# Cost for hanging sheetrock and drywall in Central Florida



## Willie T (Jan 29, 2009)

$1,500


----------



## ecogardengroup (Oct 17, 2011)

Thanks Willie,

Should I expect to be able to subtract the sheetrock cost since we have already purchased it?


----------



## Willie T (Jan 29, 2009)

Probably only 85 to 90%.


----------



## Thadius856 (Jun 2, 2011)

The cost of sheetrock in this situation is miniscule compared to the cost of labor in this case.


----------



## oh'mike (Sep 18, 2009)

What do the hangers----tapers--and scrappers charge in your area?

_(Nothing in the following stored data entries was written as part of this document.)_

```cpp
extern "C" int houv_pose_forward(const float* params, int n, int angle_base, int trans_mode, const float* src, int N,
                                 float* R, float* T, float* moved, void* stream) {
  using namespace houv;
  if (n < 0 || !params || !R || !T || angle_base < 0 || angle_base > 3 || trans_mode < 0 || trans_mode > 1) {
    set_error("houv_pose_forward: bad argument");
    return 0;
  }
  if (n == 0) return 1;
  hipStream_t s = (hipStream_t)stream;
  pose_kernel<<<(n + 255) / 256, 256, 0, s>>>(params, n, angle_base, trans_mode, R, T);
  if (src && moved && N > 0) {
    const size_t total = (size_t)n * N;
    size_t blocks = (total + 255) / 256;
    if (blocks > 16384) blocks = 16384;
    move_kernel<<<(unsigned)blocks, 256, 0, s>>>(src, R, T, total, N, moved);
  }
  return check_launch("houv_pose_forward") ? 1 : 0;
}
```

### houv_amd/csrc/houv_common.h

```cpp
#pragma once
#include <hip/hip_runtime.h>
#include <stdint.h>
#include <stdio.h>

#include <atomic>

#include "houv_math.h"

namespace houv {

constexpr int kWave = 64;
constexpr int kSub = 32;
constexpr int kTrk = 16;

void set_error(const char* fmt, ...);
struct SolveCommon;
__attribute__((visibility("hidden"))) int solve_check_args(const char* who, const SolveCommon& a, int use_views);
__attribute__((visibility("hidden"))) bool scatter_index_launch(const int* keys, int B, int N, int M, int* offsets, int* order,
                                                                hipStream_t stream);
inline bool check_launch(const char* what) {
  hipError_t e = hipGetLastError();
  if (e != hipSuccess) {
    set_error("%s: %s", what, hipGetErrorString(e));
    return false;
  }
  return true;
}

struct DebugKnobs {
  std::atomic<int> pred_mode{0};
  std::atomic<unsigned long long> stats{0ull};
  std::atomic<unsigned long long> walk_hist{0ull};
  std::atomic<unsigned long long> cull_stats{0ull};
  std::atomic<int> knn_split{1};
  std::atomic<int> attn_split{1};
  std::atomic<int> gemm_split{6};
};
extern DebugKnobs g_debug;

template <int MET>
__device__ __forceinline__ float metric_sqdist(float dx, float dy, float dz) {
  if constexpr (MET == 0) return __builtin_fmaf(dz, dz, __builtin_fmaf(dy, dy, dx * dx));
  else if constexpr (MET == 1) return __builtin_fmaf(dz, dz, dy * dy);
  else if constexpr (MET == 2) return __builtin_fmaf(dz, dz, dx * dx);
  else return __builtin_fmaf(dy, dy, dx * dx);
}

__device__ __forceinline__ float min3f(float a, float b, float c) {
  return __builtin_fminf(__builtin_fminf(a, b), c);
}

__device__ __forceinline__ float wave_sum(float v) {
#pragma unroll
  for (int o = 32; o > 0; o >>= 1) v += __shfl_xor(v, o, kWave);
  return v;
}

__device__ __forceinline__ int wave_sum_i(int v) {
#pragma unroll
  for (int o = 32; o > 0; o >>= 1) v += __shfl_xor(v, o, kWave);
  return v;
}

template <int CTRL, int ROW_MASK = 0xf, int BANK_MASK = 0xf>
__device__ __forceinline__ float dpp_f(float v) {
  return __int_as_float(__builtin_amdgcn_update_dpp(0, __float_as_int(v), CTRL, ROW_MASK, BANK_MASK, true));
}
template <int CTRL, int ROW_MASK = 0xf, int BANK_MASK = 0xf>
__device__ __forceinline__ int dpp_i(int v) {
  return __builtin_amdgcn_update_dpp(0, v, CTRL, ROW_MASK, BANK_MASK, true);
}

__device__ __forceinline__ float wave_sum_to_lane63(float v) {
  v += dpp_f<0x111>(v);
  v += dpp_f<0x112>(v);
  v += dpp_f<0x114>(v);
  v += dpp_f<0x118>(v);
  v += dpp_f<0x142, 0xa>(v);
  v += dpp_f<0x143, 0xc>(v);
  return v;
}

__device__ __forceinline__ int wave_max_to_lane63(int v) {
  v = max(v, dpp_i<0x111>(v));
  v = max(v, dpp_i<0x112>(v));
  v = max(v, dpp_i<0x114>(v));
  v = max(v, dpp_i<0x118>(v));
  v = max(v, dpp_i<0x142, 0xa>(v));
  v = max(v, dpp_i<0x143, 0xc>(v));
  return v;
}

template <int CTRL, int ROW_MASK = 0xf>
__device__ __forceinline__ float fmax_dpp(float v) {
  return __builtin_fmaxf(v, __int_as_float(__builtin_amdgcn_update_dpp(__float_as_int(v), __float_as_int(v), CTRL, ROW_MASK, 0xf, false)));
}
__device__ __forceinline__ float wave_fmax_to_lane63(float v) {
  v = fmax_dpp<0x111>(v);
  v = fmax_dpp<0x112>(v);
  v = fmax_dpp<0x114>(v);
  v = fmax_dpp<0x118>(v);
  v = fmax_dpp<0x142, 0xa>(v);
  v = fmax_dpp<0x143, 0xc>(v);
  return v;
}

__device__ __forceinline__ int wave_incl_scan_dpp(int x) {
  int v = x + dpp_i<0x111>(x);
  v += dpp_i<0x112>(x);
  v += dpp_i<0x113>(x);
  v += dpp_i<0x114, 0xf, 0xe>(v);
  v += dpp_i<0x118, 0xf, 0xc>(v);
  v += dpp_i<0x142, 0xa>(v);
  v += dpp_i<0x143, 0xc>(v);
  return v;
}

__device__ __forceinline__ int wave_incl_scan_i(int v) {
  const int lane = threadIdx.x & 63;
#pragma unroll
  for (int o = 1; o < 64; o <<= 1) {
    int n = __shfl_up(v, o, kWave);
    if (lane >= o) v += n;
  }
  return v;
}

}
```

### houv_amd/csrc/houv_solve.h

```cpp
#pragma once
#include <stddef.h>

#include "houv_sweep.h"

namespace houv {

struct SolveCommon {
  const float* src;
  const float* tgt;
  int P, N, M, K;
  double* state;
  int steps_done, n_iters, angle_base, trans_mode, f64_params, k_full, k_view;
  double lr, beta1, beta2, eps;
  float loss_scale;
  float* out_score;
  float* out_loss;
  float* out_R;
  float* out_T;
  float* out_grad;
  float* out_cd;
};

constexpr int kRedStride = 4 * kAccN;
constexpr int kHistBins = 256;
constexpr int kHistSets = 3;
constexpr int kPoseFloats = 28;
static_assert(sizeof(Pose) <= kPoseFloats * 4 && offsetof(Pose, T) == 36, "pose[0..11] in LDS must be R | T");

__device__ __forceinline__ void store_pose(float* dst, const Pose& f) {
  const float* src = reinterpret_cast<const float*>(&f);
#pragma unroll
  for (int i = 0; i < (int)(sizeof(Pose) / 4); ++i) dst[i] = src[i];
}
__device__ __forceinline__ void load_pose(Pose& f, const float* src) {
  float* dst = reinterpret_cast<float*>(&f);
#pragma unroll
  for (int i = 0; i < (int)(sizeof(Pose) / 4); ++i) dst[i] = src[i];
}
__device__ __forceinline__ void load_rt(const float* pose, float (&R)[9], float (&T)[3]) {
#pragma unroll
  for (int i = 0; i < 9; ++i) R[i] = pose[i];
#pragma unroll
  for (int i = 0; i < 3; ++i) T[i] = pose[9 + i];
}
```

Without seeing the room---the number of windows--off angles---house protection It's hard to say.

I frequently have a $400 charge for protecting the carpets--stairs and hallways----and curtaining off the finished parts of the house---plus the actual hanging--taping and scrapping out of the drywall drops--and a junk hauling fee if there is not a dumpster on site.

Seriously ---call a drywall crew and ask them.


----------



## ecogardengroup (Oct 17, 2011)

I received one very fair price at 950.00 from a local guy. Smooth walls and knockdown on ceiling.
The other 3 companies never returned my call. It's a fairly simple job with no windows or ceiling pitch, 30 x 12 room. :thumbsup:


----------



## oh'mike (Sep 18, 2009)

Have you seen the local guys work?

Ask who cleans up the scrap--that is not usually the hanger or tapers job.

Also ask if he is providing the mud and corner beads.

Ask for references---and see them. Ask where he is working this week and can you see the jobsite.


----------



## boman47k (Aug 25, 2006)

Talking the ceiling only?


----------